The European Commission has recently announced its intention to create a new specialised cybersecurity unit. The Commission wants to combat the growing number of serious cyber security incidents that can affect public services and the lives of businesses and citizens in the European Union. The joint unit will act as a platform to ensure a coordinated EU response and to provide assistance to countries affected by such attacks.
The state of play on cyber security in Europe
As the number, scale and impact of cyber attacks increase, while also placing a heavy burden on security, the need for advanced and coordinated cyber security responses is growing, according to the European Commission. The aim is to ensure that all relevant actors in the EU can be prepared to react collectively and exchange useful information on a “need to share” rather than on a “need to know” basis.
The European Commission says that cyber security is a top priority and a cornerstone of a digital and connected Europe. It points to the increase, but also the virulence of these attacks during the COVID-19 pandemic, which showed the importance of protecting intelligent health and care systems, but also research centres and other critical infrastructures.
Margrethe Vestager, Executive Vice-President of the European Commission for a digitally prepared Europe, states:
“Cybersecurity is a cornerstone of a digital and connected Europe. In today’s society, it is crucial to respond to threats in a coordinated way. The Joint Cybersecurity Unit will contribute to this goal. Together we can make a real difference.”
Currently, the cybersecurity communities, which include the civilian, law enforcement, diplomatic and military cybersecurity communities, as well as private sector partners, too often act separately. The creation of this cybersecurity unit in Europe should bring these communities together.
New joint cybersecurity unit to combat rising cyber attacks in Europe
First announced by European Commission President Ursula von der Leyen, the joint cybersecurity unit aims to bring together the resources and expertise available to the EU and its member states. Its aim will be to prevent, deter and respond to cyber security incidents and crises in an effective manner.
The Joint Cybersecurity Unit will serve as a platform to ensure a coordinated EU response to cybersecurity incidents and crises and to provide assistance to affected countries. The EU and its Member States currently have many entities operating in different areas and sectors.
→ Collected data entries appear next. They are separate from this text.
+int gif_noise_head_fwd_f32(const float* x, const float* w1, const float* b1, const float* w2, const float* b2, float* h1, float* h2,
+                           int B, int H, int W, int64_t w1_so, int64_t w1_si, int64_t w1_sy, int64_t w1_sx, int64_t w2_so,
+                           int64_t w2_si, int64_t w2_sy, int64_t w2_sx, int grid_cap, gif_stream_t stream) {
+    GIF_REQUIRE(B >= 0 && H >= 0 && W >= 0, "noise_head_fwd: bad dims (B=%d H=%d W=%d)", B, H, W);
+    if (B == 0 || H == 0 || W == 0) return 0;
+    GIF_REQUIRE(x && w1 && b1 && w2 && b2 && h2, "noise_head_fwd: null pointer");
+    TileGrid tg;
+    tile_grid(B, H, W, tg);
+    const WStrides s1{w1_so, w1_si, w1_sy, w1_sx}, s2{w2_so, w2_si, w2_sy, w2_sx};
+    hipStream_t s = gif::as_stream(stream);
+    const int grid = launch_blocks(tg.ntiles, grid_cap);
+    if (h1)
+        noise_head_fwd_kernel<true><<<grid, NT, 0, s>>>(x, w1, s1, b1, w2, s2, b2, h1, h2, H, W, tg);
+    else
+        noise_head_fwd_kernel<false><<<grid, NT, 0, s>>>(x, w1, s1, b1, w2, s2, b2, nullptr, h2, H, W, tg);
+    return gif::check_launch("noise_head_fwd");
+}
+
+int gif_noise_head_bwd_data_f32(const float* g2, const float* h2, const float* h1, const float* w2, float* gp2, float* gp1, float* gb2,
+                                float* gb1, float* partial, int B, int H, int W, int64_t w2_so, int64_t w2_si, int64_t w2_sy,
+                                int64_t w2_sx, int grid_cap, gif_stream_t stream) {
+    GIF_REQUIRE(B > 0 && H > 0 && W > 0, "noise_head_bwd_data: bad dims (B=%d H=%d W=%d)", B, H, W);
+    GIF_REQUIRE(g2 && h2 && h1 && w2 && gp2 && gp1 && gb2 && gb1 && partial, "noise_head_bwd_data: null pointer");
+    TileGrid tg;
+    tile_grid(B, H, W, tg);
+    const WStrides s2{w2_so, w2_si, w2_sy, w2_sx};
+    hipStream_t s = gif::as_stream(stream);
+    noise_head_bwd_kernel<<<launch_blocks(tg.ntiles, grid_cap), NT, 0, s>>>(g2, h2, h1, w2, s2, gp2, gp1, partial, H, W, tg);
+    noise_head_reduce_kernel<<<kPartialC, 256, 0, s>>>(partial, tg.ntiles, gb2, gb1);
+    return gif::check_launch("noise_head_bwd_data");
+}
+
+}
diff --git a/gif_amd/functional.py b/gif_amd/functional.py
--- a/gif_amd/functional.py
+++ b/gif_amd/functional.py
@@ -2,6 +2,7 @@
 
 import torch
 from torch.autograd import Function
+from torch.autograd.function import once_differentiable
 
 from . import ops
 from .ops import ConvSpec
@@ -220,6 +221,35 @@
                                             bool(passthrough), in_port, None if port is None else port.parts, x_port)
     _tag(y, alias, port)
     return (y, x_alias) if passthrough else y
+
+
+class NoiseHeadFn(Function):
+
+    @staticmethod
+    def forward(ctx, x, w1, b1, w2, b2, grad):
+        if ctx.needs_input_grad[0]:
+            raise ops._lib.GifHipError("noise_head has no gradient w.r.t. its input: use the three-conv path (NoiseInjection.convolve does)")
+        ctx.pmask = _param_mask(x, w1, b1, w2, b2)
+        x = ops.nhwc(x)
+        h1, h2 = ops.noise_head_fwd(x, w1, b1, w2, b2, want_h1=grad)
+        if grad:
+            ctx.save_for_backward(x, w1, w2, h1, h2)
+        return h2
+
+    @staticmethod
+    @once_differentiable
+    def backward(ctx, g2):
+        x, w1, w2, h1, h2 = ctx.saved_tensors
+        gp2, gp1, gb2, gb1 = ops.noise_head_bwd_data(g2, h2, h1, w2)
+        spec = ConvSpec(3, 3, 1, 1)
+        gw1 = ops.conv_wgrad(gp1, x, spec, w1.shape[0], w1.shape[1]) if _need(ctx, 1) else None
+        gw2 = ops.conv_wgrad(gp2, h1, spec, w2.shape[0], w2.shape[1]) if _need(ctx, 3) else None
+        return None, gw1, (gb1 if _need(ctx, 2) else None), gw2, (gb2 if _need(ctx, 4) else None), None
+
+
+def noise_head(x, w1, b1, w2, b2):
+    grad = torch.is_grad_enabled() and any(t.requires_grad for t in (w1, b1, w2, b2))
+    return NoiseHeadFn.apply(x, w1, b1, w2, b2, grad)
 
 
 def conv2d(x, w, stride=1, pad=0, wscale=1.0, residual=None):
diff --git a/gif_amd/layers.py b/gif_amd/layers.py
--- a/gif_amd/layers.py
+++ b/gif_amd/layers.py
@@ -288,6 +288,9 @@
         c._banked = (style, o)
 
 
+_NOISE_HEAD = _lib.knob("GIF_NOISE_HEAD", "1") != "0"
+
+
 class NoiseInjection(nn.Module):
 
     @staticmethod
@@ -307,9 +310,17 @@
             nn.Conv2d(4 * c, noise_out_channels, 3, padding=1))
         self.noise_conv.apply(NoiseInjection.small_init_weights)
 
+    def _fused_head(self, noise):
+        c0, c1 = self.noise_conv[0], self.noise_conv[2]
+        return (_NOISE_HEAD and not noise.requires_grad and c0.bias is not None and c1.bias is not None
+                and c0.bias.is_cuda and c1.bias.is_cuda and GF.ops.noise_head_ok(noise, c0.weight, c1.weight))
+
     def convolve(self, noise):
-        h = noise
-        for idx in (0, 2, 4):
+        h, rest = noise, (0, 2, 4)
+        if self._fused_head(noise):
+            c0, c1 = self.noise_conv[0], self.noise_conv[2]
+            h, rest = GF.noise_head(noise, c0.weight, c0.bias, c1.weight, c1.bias), (4,)
+        for idx in rest:
             conv = self.noise_conv[idx]
             last = idx == 4
             h = GF.conv2d_bias_act(h, conv.weight, _pad_vec(conv.bias, cpad(conv.weight.shape[0], h.dtype)), 1, 1, 1.0,
diff --git a/gif_amd/ops.py b/gif_amd/ops.py
--- a/gif_amd/ops.py
+++ b/gif_amd/ops.py
@@ -625,6 +625,56 @@
     return out
 
 
+NOISE_HEAD_CHANNELS = (6, 12, 24)
+
+
+def noise_head_ok(x, w1, w2):
+    c0, c1, c2 = NOISE_HEAD_CHANNELS
+    return (x.is_cuda and w1.is_cuda and w2.is_cuda and x.dtype == w1.dtype == w2.dtype == torch.float32 and x.dim() == 4
+            and x.shape[1] == pad4(c0) and tuple(w1.shape) == (c1, c0, 3, 3) and tuple(w2.shape) == (c2, c1, 3, 3))
+
+
+def _noise_head_vec(b, n, what):
+    if b.dtype != torch.float32 or tuple(b.shape) != (n,):
+        raise _lib.GifHipError(f"noise_head: {what} must be an fp32 vector of {n}, got {tuple(b.shape)} {b.dtype}")
+    return b.contiguous()
+
+
+def noise_head_fwd(x, w1, b1, w2, b2, want_h1=False, grid_cap=0):
+    if not noise_head_ok(x, w1, w2):
+        raise _lib.GifHipError(f"noise_head_fwd: unsupported operands (x {tuple(x.shape)} {x.dtype}, w1 {tuple(w1.shape)}, w2 {tuple(w2.shape)})")
+    x = nhwc(x)
+    B, _, H, W = x.shape
+    c0, c1, c2 = NOISE_HEAD_CHANNELS
+    b1, b2 = _noise_head_vec(b1, c1, "b1"), _noise_head_vec(b2, c2, "b2")
+    h1 = empty_nhwc(B, c1, H, W, x.device) if want_h1 else None
+    h2 = empty_nhwc(B, c2, H, W, x.device)
+    _lib.check(_lib.load().gif_noise_head_fwd_f32(x.data_ptr(), w1.data_ptr(), b1.data_ptr(), w2.data_ptr(), b2.data_ptr(), _p(h1),
+                                                  h2.data_ptr(), B, H, W, *w1.stride(), *w2.stride(), int(grid_cap), _stream()),
+               "noise_head_fwd")
+    return h1, h2
+
+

All participants will have to provide operational resources for mutual assistance in the Joint Cybersecurity Unit. This unit will allow them to share best practices, as well as real-time information on threats that may emerge in their respective areas.
Among the tasks also allocated to this initiative, the European Commission highlighted:
- The development of an EU cybersecurity incident and crisis response plan building on the relevant national plans;
- The establishment and mobilisation of EU cybersecurity rapid response teams;
- Facilitating the adoption of protocols on mutual assistance among the participants;
- Establishing national and cross-border surveillance and detection capabilities, including Security Operations Centres (SOCs).
The joint cybersecurity unit will be introduced in four stages to ensure that it can enter its operational phase by June 30, 2022, and be fully implemented by June 30, 2023.